Page 405: Jobs management style:
Finally Jobs declared, “Until you can prove to me that it will make business sense, I’m not going to do it.” That was actually his way of backing down. If you put aside emotion and dogma, it was easy to prove that it made business sense to allow Windows users to buy iPods. Experts were called in, sales scenarios developed, and everyone concluded this would bring more profits. “We developed a spreadsheet,” said Schiller. “Under all scenarios, there was no amount of cannibalisation of Mac sales that would outweigh the sales of iPods.” Jobs was sometimes willing to surrender, despite his reputation, but he never won any awards for gracious concession speeches. “Screw it,” he said at one meeting where they showed him the analysis. “I’m sick of listening to you assholes. Go do whatever the hell you want.”

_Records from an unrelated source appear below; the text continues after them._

template <typename R>
__global__ void __launch_bounds__(P0_THREADS, P0_BLOCKS) phase0_kernel(int phases, Grp g) {
  const DState<R>& s = cstate<R>(g.slot);
  const WSLayout& L = c_lay[g.slot][LAY_P0];
  extern __shared__ __align__(16) unsigned char smem_raw[];
  R* smem = reinterpret_cast<R*>(smem_raw);
  int warp = threadIdx.x >> 5, lane = threadIdx.x & 31, wpb = blockDim.x >> 5;
  int env = blockIdx.x * wpb + warp;
  INSTR_BEGIN(s, g, 0)
#ifdef B2S_INSTR
  long long instr_t0 = clock64();
#endif
  if (env >= g.nenv) return;
  env += g.env0;
  Eng<R> e(smem + (size_t)warp * L.total, lane, g.slot, LAY_P0);
  int na, ng;
  const int warn = phase0_env(e, env, na, ng);
  int baseA = 0, baseG = 0;
  if (lane == 0) {
    if (na) baseA = g.env0 * s.cl_maxa + atomicAdd(CLC(s, g), na);
    if (ng) baseG = g.env0 * s.cl_maxg + atomicAdd(CLC(s, g) + 1, ng);
    if (s.tail_sorted) {
      const int k = s.tail_key[env];
      s.tail_list[(size_t)g.env0 * TAIL_NKEY + k * g.nenv + atomicAdd(CLK(s, g, g.sub) + k, 1)] = env;
    }
  }
  baseA = __shfl_sync(B2S_FULL, baseA, 0);
  baseG = __shfl_sync(B2S_FULL, baseG, 0);
  phase0_publish(e, env, na, ng, warn, baseA, baseG, true);
#ifdef B2S_INSTR
  if (lane == 0 && s.cyc) s.cyc[((size_t)env * 32 + (g.sub & 31)) * 8] = (float)(clock64() - instr_t0);
#endif
  INSTR_END(s, g, 0)
}

template <typename R> DEV int tail_env_at(const Grp& g, int p, int lane) {
  const DState<R>& s = cstate<R>(g.slot);
  const int wpb = blockDim.x >> 5;
  if (TAIL_SOLO * wpb <= g.nenv) {
    const int b = p / wpb, w = p - b * wpb;
    if (b >= TAIL_SOLO) p -= TAIL_SOLO * (wpb - 1);
    else p = w == 0 ? b : g.nenv - 1 - (b * (wpb - 1) + w - 1);
  }
  const int cnt = lane < TAIL_NKEY ? CLK(s, g, g.sub)[TAIL_NKEY - 1 - lane] : 0;
  int incl = cnt;
#pragma unroll
  for (int d = 1; d < TAIL_NKEY; d <<= 1) {
    const int v = __shfl_up_sync(B2S_FULL, incl, d);
    if (lane >= d) incl += v;
  }
  const int c = __ffs(__ballot_sync(B2S_FULL, incl > p)) - 1;
  const int rank = p - __shfl_sync(B2S_FULL, incl - cnt, c);
  return s.tail_list[(size_t)g.env0 * TAIL_NKEY + (TAIL_NKEY - 1 - c) * g.nenv + rank];
}

template <typename R, bool SORTED>
DEVN int tail_env(R* area, int lane, int lid, Grp g, int env, int nsub, int phases, const R* action, unsigned long long* bar, unsigned& parity) {
  const int sub = g.sub;
  if (SORTED && lid == LAY_TS) {
    const int p = env;
    env = tail_env_at<R>(g, p, lane);
    if (lane == 0) cstate<R>(g.slot).tail_order[g.env0 + p] = env;
// ... 6 lines not shown
  const int pk = tail_rows(e, env, bar, parity);
  if (TAIL_OVF(pk)) return 1;
  const int ncon = TAIL_NCON(pk), nefc = TAIL_NEFC(pk);
  int warn = TAIL_WARN(pk);
  if ((phases & PH_CTRL) && !(phases & PH_CTRL_EXT)) tail_ctrl(e, env, sub, action);
  warn |= tail_accel(e);
  int niter;
  warn |= tail_newton(e, nefc, ncon, &niter);
  if (SORTED && lane == 0) e.state().tail_key[env] = tail_cost_key(niter, nefc, lid == LAY_TL);
  tail_finish(e, env, sub, nsub, phases, ncon, warn, bar, parity);
#ifdef B2S_INSTR
  if (lane == 0 && s.cyc) {
    float* c = s.cyc + ((size_t)env * 32 + (sub & 31)) * 8;
    c[1] = (float)(clock64() - instr_t0);
    c[2] = (float)niter; c[3] = (float)s.solve_ls[env]; c[4] = (float)nefc; c[5] = (float)ncon;
    c[6] = lid == LAY_TL ? 1.f : 0.f; c[7] = (float)blockIdx.x;
  }
  if (lane == 0 && s.stats) { atomicAdd(s.stats + 32 + min(ncon, 128), 1); atomicAdd(s.stats + 176 + min(nefc, 320), 1); if (lid == LAY_TL) atomicAdd(s.stats + 19, 1); }
#endif
  return 0;
}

Page 471: Early relationship with Wendell Weeks, CEO of Corning Glass, manufacturer of the ‘Gorilla Glass’ used on the iPhone:
[Jobs] dialled the main switchboard number and asked to be put though to Weeks. He got an assistant, who offered to pass along the message. “No, I’m Steve Jobs,” he replied. “Put me through.” The assistant refused. Jobs called [his friend John Seeley] Brown and complained that he had been subjected to “typical East Coast bullshit.” When Weeks heard that, he called the main Apple switchboard and asked to speak to Jobs. He was told to put his request in writing and send it in by fax. When Jobs was told what happened, he took a liking to Weeks and invited him to Cupertino.

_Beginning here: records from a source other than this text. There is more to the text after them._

## Double-buffer conv_in wgrad LDS tiles and software-prefetch conv_out bwd pixel loads

The first-layer weight-gradient kernel now gives each thread one pixel. It recomputes the fused activation input in registers with MFMA instead of staging it through an extra LDS array, and it replaces per-step div/mod with an incremental position walker. The gT/pT tiles are double-buffered, which drops one barrier per iteration, and launch bounds are raised to 4 waves for both variants. In conv_out backward, loads for the next two pixels are issued before the current ones are used, and an incremental plane walker replaces the per-pixel division. The changes trade more registers and LDS for better latency hiding, and the MFMA operand remapping must exactly match the previous layout.

```diff
diff --git a/image-restoration-for-road-sign-recognition-in-autonomous-driving_amd/csrc/conv_in.hip b/image-restoration-for-road-sign-recognition-in-autonomous-driving_amd/csrc/conv_in.hip
--- a/image-restoration-for-road-sign-recognition-in-autonomous-driving_amd/csrc/conv_in.hip
+++ b/image-restoration-for-road-sign-recognition-in-autonomous-driving_amd/csrc/conv_in.hip
@@ -110,15 +110,13 @@
 
 constexpr int CIA_NPX = 64;
 constexpr int CIA_ROW = CIA_NPX + 8;
-constexpr int CIA_XROW = 32 + 8;
 template <bool REC>
-__global__ __launch_bounds__(256, REC ? 4 : 1) void conv_in_wgrad_act_kernel(
+__global__ __launch_bounds__(256, 4) void conv_in_wgrad_act_kernel(
     int n, int h, int w, const float *__restrict__ x, const bf16_t *__restrict__ g,
     const bf16_t *__restrict__ t, int act, const float *__restrict__ alpha,
     float *__restrict__ part, long long ppb) {
-  __shared__ __attribute__((aligned(16))) u16 gT[64 * CIA_ROW];
-  __shared__ __attribute__((aligned(16))) u16 pT[32 * CIA_ROW];
-  __shared__ __attribute__((aligned(16))) u16 pX[REC ? CIA_NPX * CIA_XROW : 8];
+  __shared__ __attribute__((aligned(16))) u16 gT[2][64 * CIA_ROW];
+  __shared__ __attribute__((aligned(16))) u16 pT[2][32 * CIA_ROW];
   __shared__ float red[256];
   const int tid = threadIdx.x, lane = tid & 63, wv = tid >> 6;
   const long long P = (long long)n * h * w, hw = (long long)h * w;
@@ -126,109 +124,114 @@
   const float al = act == 2 ? alpha[0] : 0.f;
   float sa = 0.f;
   f32x4 acc[2] = {f32x4{0.f, 0.f, 0.f, 0.f}, f32x4{0.f, 0.f, 0.f, 0.f}};
-  const int lc = tid & 7, lpp = tid >> 3;
   const int bn = lane & 15, bk = lane >> 4;
-  const int sj = tid & 63, sg = tid >> 6;
+  const int px = wv * 16 + bn;
+  long long kofs[8];
+  int kdy[8], kdx[8];
+  bool ktap[8], kone[8];
+#pragma unroll
+  for (int j = 0; j < 8; ++j) {
+    const int k = bk * 8 + j;
+    const int ci = k / 9, tp = k - ci * 9;
+    kdy[j] = tp / 3 - 1;
+    kdx[j] = tp % 3 - 1;
+    kofs[j] = ci * hw + kdy[j] * (long long)w + kdx[j];
+    ktap[j] = k < 27;
+    kone[j] = k == 27;
+  }
+  long long pq = p0 + px, xo = 0;
+  int py = 0, pxx = 0;
+  if (pq < p1) {
+    const long long img = pq / hw;
+    const int rem = (int)(pq - img * hw);
+    py = rem / w;
+    pxx = rem - py * w;
+    xo = img * 3 * hw + rem;
+  }
+  auto next_pos = [&]() __attribute__((always_inline)) {
+    pq += CIA_NPX;
+    xo += CIA_NPX;
+    pxx += CIA_NPX;
+    while (pxx >= w) {
+      pxx -= w;
+      if (++py == h) { py = 0; xo += 2 * hw; }
+    }
+  };
   uint4 rg[2], rt[2] = {};
   float rp[8];
-  auto load_step = [&](long long q0) __attribute__((always_inline)) {
-#pragma unroll
-    for (int j = 0; j < 2; ++j) {
-      const long long p = q0 + 2 * lpp + j;
-      const bool ok = p < p1;
-      const long long e = (ok ? p : p0) * 64 + lc * 8;
-      rg[j] = *reinterpret_cast<const uint4 *>(g + e);
-      if constexpr (!REC) rt[j] = *reinterpret_cast<const uint4 *>(t + e);
-      if (!ok) rg[j] = uint4{0u, 0u, 0u, 0u};
-    }
-    const long long p = q0 + sj;
-    const bool live = p < p1;
-    int img = 0, y = 0, xx0 = 0;
-    if (live) {
-      img = (int)(p / hw);
-      const int rem = (int)(p - img * hw);
-      y = rem / w;
-      xx0 = rem - y * w;
-    }
-#pragma unroll
-    for (int u = 0; u < 8; ++u) {
-      const int r = sg + 4 * u;
-      float val = 0.f;
-      if (r < 27) {
-        const int ci = r / 9, ky = (r % 9) / 3, kx = r % 3;
-        const int yy = y + ky - 1, xx = xx0 + kx - 1;
-        const bool ok = live && yy >= 0 && yy < h && xx >= 0 && xx < w;
-        const float vv = x[ok ? (((long long)img * 3 + ci) * h + yy) * w + xx : 0];
-        val = ok ? vv : 0.f;
-      } else if (r == 27) {
-        val = live ? 1.f : 0.f;
-      }
-      rp[u] = val;
+  auto load_step = [&]() __attribute__((always_inline)) {
+    const bool live = pq < p1;
+    const long long e = (live ? pq : p0) * 64 + bk * 8;
+#pragma unroll
+    for (int c = 0; c < 2; ++c) {
+      rg[c] = *reinterpret_cast<const uint4 *>(g + e + c * 32);
+      if constexpr (!REC) rt[c] = *reinterpret_cast<const uint4 *>(t + e + c * 32);
+      if (!live) rg[c] = uint4{0u, 0u, 0u, 0u};
+    }
+#pragma unroll
+    for (int j = 0; j < 8; ++j) {
+      const int yy = py + kdy[j], xx = pxx + kdx[j];
+      const bool ok = live && ktap[j] && (unsigned)yy < (unsigned)h && (unsigned)xx < (unsigned)w;
+      const float vv = x[ok ? xo + kofs[j] : 0];
+      rp[j] = ok ? vv : (kone[j] && live ? 1.f : 0.f);
     }
   };
   auto bf = [](uint32_t word, int hi) { return __uint_as_float(hi ? (word & 0xffff0000u) : (word << 16)); };
-  bf16x8 fw = {};
-  if constexpr (REC) fw = *reinterpret_cast<const bf16x8 *>(t + (wv * 16 + bn) * 32 + bk * 8);
-  if (p0 < p1) load_step(p0);
-  for (long long q0 = p0; q0 < p1; q0 += CIA_NPX) {
-    if constexpr (REC) {
-#pragma unroll
-      for (int u = 0; u < 8; ++u) {
-        const u16 pv = f32_to_bf16(rp[u]);
-        pT[(sg + 4 * u) * CIA_ROW + sj] = pv;
-        pX[sj * CIA_XROW + sg + 4 * u] = pv;
-      }
-      __syncthreads();
-#pragma unroll
-      for (int nb = 0; nb < 4; ++nb) {
-        const bf16x8 fp = *reinterpret_cast<const bf16x8 *>(&pX[(nb * 16 + bn) * CIA_XROW + bk * 8]);
-        const f32x4 tv = __builtin_amdgcn_mfma_f32_16x16x32_bf16(fw, fp, f32x4{0.f, 0.f, 0.f, 0.f}, 0, 0, 0);
-#pragma unroll
-        for (int i = 0; i < 4; ++i) gT[(wv * 16 + 4 * bk + i) * CIA_ROW + nb * 16 + bn] = f32_to_bf16(tv[i]);
-      }
-      __syncthreads();
-    }
-    u16 v[2][8];
-    uint32_t tpair[8];
-    if constexpr (REC) {
-#pragma unroll
-      for (int k = 0; k < 8; ++k)
-        tpair[k] = *reinterpret_cast<const uint32_t *>(&gT[(lc * 8 + k) * CIA_ROW + 2 * lpp]);
-    }
-#pragma unroll
-    for (int j = 0; j < 2; ++j) {
-      const uint32_t gw[4] = {rg[j].x, rg[j].y, rg[j].z, rg[j].w};
-      const uint32_t tw[4] = {rt[j].x, rt[j].y, rt[j].z, rt[j].w};
+  bf16x8 fw[2][2] = {};
+  if constexpr (REC) {
+#pragma unroll
+    for (int c = 0; c < 2; ++c)
+#pragma unroll
+      for (int hf = 0; hf < 2; ++hf)
+        fw[c][hf] = *reinterpret_cast<const bf16x8 *>(
+            t + (c * 32 + 8 * (bn >> 2) + 4 * hf + (bn & 3)) * 32 + bk * 8);
+  }
+  if (p0 < p1) load_step();
+  int buf = 0;
+  for (long long q0 = p0; q0 < p1; q0 += CIA_NPX, buf ^= 1) {
+    u16 *gTb = gT[buf], *pTb = pT[buf];
+    u16x8 pv;
+#pragma unroll
+    for (int j = 0; j < 8; ++j) {
+      pv[j] = f32_to_bf16(rp[j]);
+      pTb[(bk * 8 + j) * CIA_ROW + px] = pv[j];
+    }
+#pragma unroll
+    for (int c = 0; c < 2; ++c) {
+      const uint32_t gw[4] = {rg[c].x, rg[c].y, rg[c].z, rg[c].w};
+      const uint32_t tw[4] = {rt[c].x, rt[c].y, rt[c].z, rt[c].w};
+      float tr[8];
+      if constexpr (REC) {
+#pragma unroll
+        for (int hf = 0; hf < 2; ++hf) {
+          const f32x4 tv = __builtin_amdgcn_mfma_f32_16x16x32_bf16(
+              fw[c][hf], __builtin_bit_cast(bf16x8, pv), f32x4{0.f, 0.f, 0.f, 0.f}, 0, 0, 0);
+#pragma unroll
+          for (int i = 0; i < 4; ++i) tr[4 * hf + i] = bf16_to_f32(f32_to_bf16(tv[i]));
+        }
+      }
 #pragma unroll
       for (int k = 0; k < 8; ++k) {
         const float gg = bf(gw[k >> 1], k & 1);
-        const float tt = REC ? bf(tpair[k], j) : bf(tw[k >> 1], k & 1);
+        const float tt = REC ? tr[k] : bf(tw[k >> 1], k & 1);
         const float gp = tt > 0.f ? gg : al * gg;
         sa += tt > 0.f ? 0.f : gg * tt;
-        v[j][k] = f32_to_bf16(gp);
-      }
-    }
-#pragma unroll
-    for (int k = 0; k < 8; ++k)
-      *reinterpret_cast<uint32_t *>(&gT[(lc * 8 + k) * CIA_ROW + 2 * lpp]) =
-          (uint32_t)v[0][k] | ((uint32_t)v[1][k] << 16);
-    if constexpr (!REC) {
-#pragma unroll
-      for (int u = 0; u < 8; ++u) pT[(sg + 4 * u) * CIA_ROW + sj] = f32_to_bf16(rp[u]);
+        gTb[(c * 32 + bk * 8 + k) * CIA_ROW + px] = f32_to_bf16(gp);
+      }
     }
     __syncthreads();
-    if (q0 + CIA_NPX < p1) load_step(q0 + CIA_NPX);
+    next_pos();
+    if (q0 + CIA_NPX < p1) load_step();
 #pragma unroll
     for (int ks = 0; ks < 2; ++ks) {
-      const int px = ks * 32 + bk * 8;
-      const bf16x8 fa = *reinterpret_cast<const bf16x8 *>(&gT[(wv * 16 + bn) * CIA_ROW + px]);
+      const int kp = ks * 32 + bk * 8;
+      const bf16x8 fa = *reinterpret_cast<const bf16x8 *>(&gTb[(wv * 16 + bn) * CIA_ROW + kp]);
 #pragma unroll
       for (int nb = 0; nb < 2; ++nb) {
-        const bf16x8 fb = *reinterpret_cast<const bf16x8 *>(&pT[(nb * 16 + bn) * CIA_ROW + px]);
+        const bf16x8 fb = *reinterpret_cast<const bf16x8 *>(&pTb[(nb * 16 + bn) * CIA_ROW + kp]);
         acc[nb] = __builtin_amdgcn_mfma_f32_16x16x32_bf16(fa, fb, acc[nb], 0, 0, 0);
       }
     }
-    __syncthreads();
   }
   float *pw = part + (long long)blockIdx.x * (64 * 32 + 32);
 #pragma unroll
diff --git a/image-restoration-for-road-sign-recognition-in-autonomous-driving_amd/csrc/conv_out.hip b/image-restoration-for-road-sign-recognition-in-autonomous-driving_amd/csrc/conv_out.hip
--- a/image-restoration-for-road-sign-recognition-in-autonomous-driving_amd/csrc/conv_out.hip
+++ b/image-restoration-for-road-sign-recognition-in-autonomous-driving_amd/csrc/conv_out.hip
@@ -74,6 +74,68 @@
   }
 }
 
+template <typename T> struct Raw8;
+template <> struct Raw8<bf16_t> {
+  uint4 v;
+  __device__ __forceinline__ void load(const bf16_t *p) { v = *reinterpret_cast<const uint4 *>(p); }
+  __device__ __forceinline__ void get(f32x4 &a, f32x4 &b) const {
+    a[0] = __uint_as_float(v.x << 16); a[1] = __uint_as_float(v.x & 0xffff0000u);
+    a[2] = __uint_as_float(v.y << 16); a[3] = __uint_as_float(v.y & 0xffff0000u);
+    b[0] = __uint_as_float(v.z << 16); b[1] = __uint_as_float(v.z & 0xffff0000u);
+    b[2] = __uint_as_float(v.w << 16); b[3] = __uint_as_float(v.w & 0xffff0000u);
+  }
+};
+template <> struct Raw8<float> {
+  f32x4 lo, hi;
+  __device__ __forceinline__ void load(const float *p) {
+    lo = *reinterpret_cast<const f32x4 *>(p);
+    hi = *reinterpret_cast<const f32x4 *>(p + 4);
+  }
+  __device__ __forceinline__ void get(f32x4 &a, f32x4 &b) const { a = lo; b = hi; }
+};
+
+struct NoRaw8 {
+  template <typename P> __device__ __forceinline__ void load(P) {}
+  __device__ __forceinline__ void get(f32x4 &, f32x4 &) const {}
+};
+
+template <int COUT> struct PlaneWalk {
+  long long p, o;
+  long long r, hw;
+  __device__ __forceinline__ PlaneWalk(long long p_, long long hw_) : p(p_), hw(hw_) {
+    const long long nn = p_ / hw_;
+    r = p_ - nn * hw_;
+    o = nn * COUT * hw_ + r;
+  }
+  __device__ __forceinline__ void step32() {
+    p += 32; r += 32; o += 32;
+    while (r >= hw) { r -= hw; o += (COUT - 1) * hw; }
+  }
+};
+
+template <typename L, typename F, typename U>
+__device__ __forceinline__ void pixel_pairs_ahead(int cnt, F &&fetch, U &&use) {
+  L cur[2];
+  if (cnt > 0) fetch(cur[0]);
+  if (cnt > 1) fetch(cur[1]);
+  int i = 0;
+  for (; i + 3 < cnt; i += 2) {
+    L nxt[2];
+    fetch(nxt[0]);
+    fetch(nxt[1]);
+    use(cur[0]);
+    use(cur[1]);
+    cur[0] = nxt[0];
+    cur[1] = nxt[1];
+  }
+  if (i < cnt) use(cur[0]);
+  if (i + 1 < cnt) use(cur[1]);
+  if (i + 2 < cnt) {
+    fetch(cur[0]);
+    use(cur[0]);
+  }
+}
+
 template <typename T, int COUT>
 __global__ __launch_bounds__(256) void conv_out_bwd64_kernel(
     int n, int h, int w, const float *__restrict__ dy, const T *__restrict__ x,
@@ -98,13 +160,26 @@
 #pragma unroll
     for (int j = 0; j < 8; ++j) sw[co][j] = 0.f;
   }
-  auto one = [&](long long p) __attribute__((always_inline)) {
-    const long long nn = p / hw, r = p - nn * hw;
+  struct Px {
+    long long p;
     float d[COUT];
-#pragma unroll
-    for (int co = 0; co < COUT; ++co) d[co] = dy[(nn * COUT + co) * hw + r];
-    const T *xp = x + p * CIN + cg * 8;
-    const f32x4 x0 = load4<T>(xp), x1 = load4<T>(xp + 4);
+    Raw8<T> x;
+  };
+  const long long pf = pb + pl;
+  const int cnt = pf < pe ? (int)((pe - pf + 31) >> 5) : 0;
+  PlaneWalk<COUT> wk(pf, cnt ? hw : 1);
+  auto fetch = [&](Px &L) __attribute__((always_inline)) {
+    L.p = wk.p;
+#pragma unroll
+    for (int co = 0; co < COUT; ++co) L.d[co] = dy[wk.o + co * hw];
+    L.x.load(x + wk.p * CIN + cg * 8);
+    wk.step32();
+  };
+  auto one = [&](const Px &L) __attribute__((always_inline)) {
+    const long long p = L.p;
+    const float *d = L.d;
+    f32x4 x0, x1;
+    L.x.get(x0, x1);
     const float xv[8] = {x0[0], x0[1], x0[2], x0[3], x1[0], x1[1], x1[2], x1[3]};
     float g[8];
 #pragma unroll
@@ -121,12 +196,7 @@
     for (int co = 0; co < COUT; ++co) sb[co] += d[co];
     if (dx) store8<T>(dx + p * CIN + cg * 8, f32x4{g[0], g[1], g[2], g[3]}, f32x4{g[4], g[5], g[6], g[7]});
   };
-  long long p = pb + pl;
-  for (; p + 32 < pe; p += 64) {
-    one(p);
-    one(p + 32);
-  }
-  if (p < pe) one(p);
+  pixel_pairs_ahead<Px>(cnt, fetch, one);
 #pragma unroll
   for (int co = 0; co < COUT; ++co) {
 #pragma unroll
@@ -198,15 +268,28 @@
   }
 #pragma unroll
   for (int j = 0; j < 8; ++j) { bs[0][j] = 0.f; bs[1][j] = 0.f; bs[2][j] = 0.f; }
-  auto one = [&](long long p) __attribute__((always_inline)) {
-    const long long nn = p / hw, r = p - nn * hw;
+  struct Px {
     float d[COUT];
-#pragma unroll
-    for (int co = 0; co < COUT; ++co) d[co] = dy[(nn * COUT + co) * hw + r];
-    const long long e = p * CIN + cg * 8;
+    Raw8<T> a, b;
+    std::conditional_t<REC, NoRaw8, Raw8<T>> x;
+  };
+  const long long pf = pb + pl;
+  const int cnt = pf < pe ? (int)((pe - pf + 31) >> 5) : 0;
+  PlaneWalk<COUT> wk(pf, cnt ? hw : 1);
+  auto fetch = [&](Px &L) __attribute__((always_inline)) {
+#pragma unroll
+    for (int co = 0; co < COUT; ++co) L.d[co] = dy[wk.o + co * hw];
+    const long long e = wk.p * CIN + cg * 8;
+    L.a.load(t0 + e);
+    L.b.load(t1 + e);
+    if constexpr (!REC) L.x.load(x + e);
+    wk.step32();
+  };
+  auto one = [&](const Px &L) __attribute__((always_inline)) {
+    const float *d = L.d;
     f32x4 x0, x1, a0, a1, b0, b1;
-    load8<T>(t0 + e, a0, a1);
-    load8<T>(t1 + e, b0, b1);
+    L.a.get(a0, a1);
+    L.b.get(b0, b1);
     if constexpr (REC) {
       int o = cg * 8;
       asm volatile("" : "+v"(o));
@@ -221,7 +304,7 @@
         x1[k] = Elt<T>::round(fmaxf(v1[k], 0.f));
       }
     } else {
-      load8<T>(x + e, x0, x1);
+      L.x.get(x0, x1);
     }
     const float xv[8] = {x0[0], x0[1], x0[2], x0[3], x1[0], x1[1], x1[2], x1[3]};
     const float ta[8] = {a0[0], a0[1], a0[2], a0[3], a1[0], a1[1], a1[2], a1[3]};
@@ -242,12 +325,7 @@
 #pragma unroll
     for (int co = 0; co < COUT; ++co) sb[co] += d[co];
   };
-  long long p = pb + pl;
-  for (; p + 32 < pe; p += 64) {
-    one(p);
-    one(p + 32);
-  }
-  if (p < pe) one(p);
+  pixel_pairs_ahead<Px>(cnt, fetch, one);
   auto lanes8 = [](float v) __attribute__((always_inline)) {
     v += __shfl_xor(v, 8, 64);
     v += __shfl_xor(v, 16, 64);
```

After: 36890 images/sec. No clear change (-0.1%).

Page 508: Jobs and Rupert Murdoch:
Murdoch and Jobs hit it off well enough that Murdoch went to his Palo Alto house for dinner twice more during the next year. Jobs joked that he had to hide the dinner knives on such occasions, because he was afraid that he his liberal wife was going to eviscerate Murdoch when he walked in. For his part, Murdoch was reported to have uttered a great line about the organic vegan dishes typically served: “Eating dinner at Steve’s is a great experience, as long as you get out before the local restaurants close.”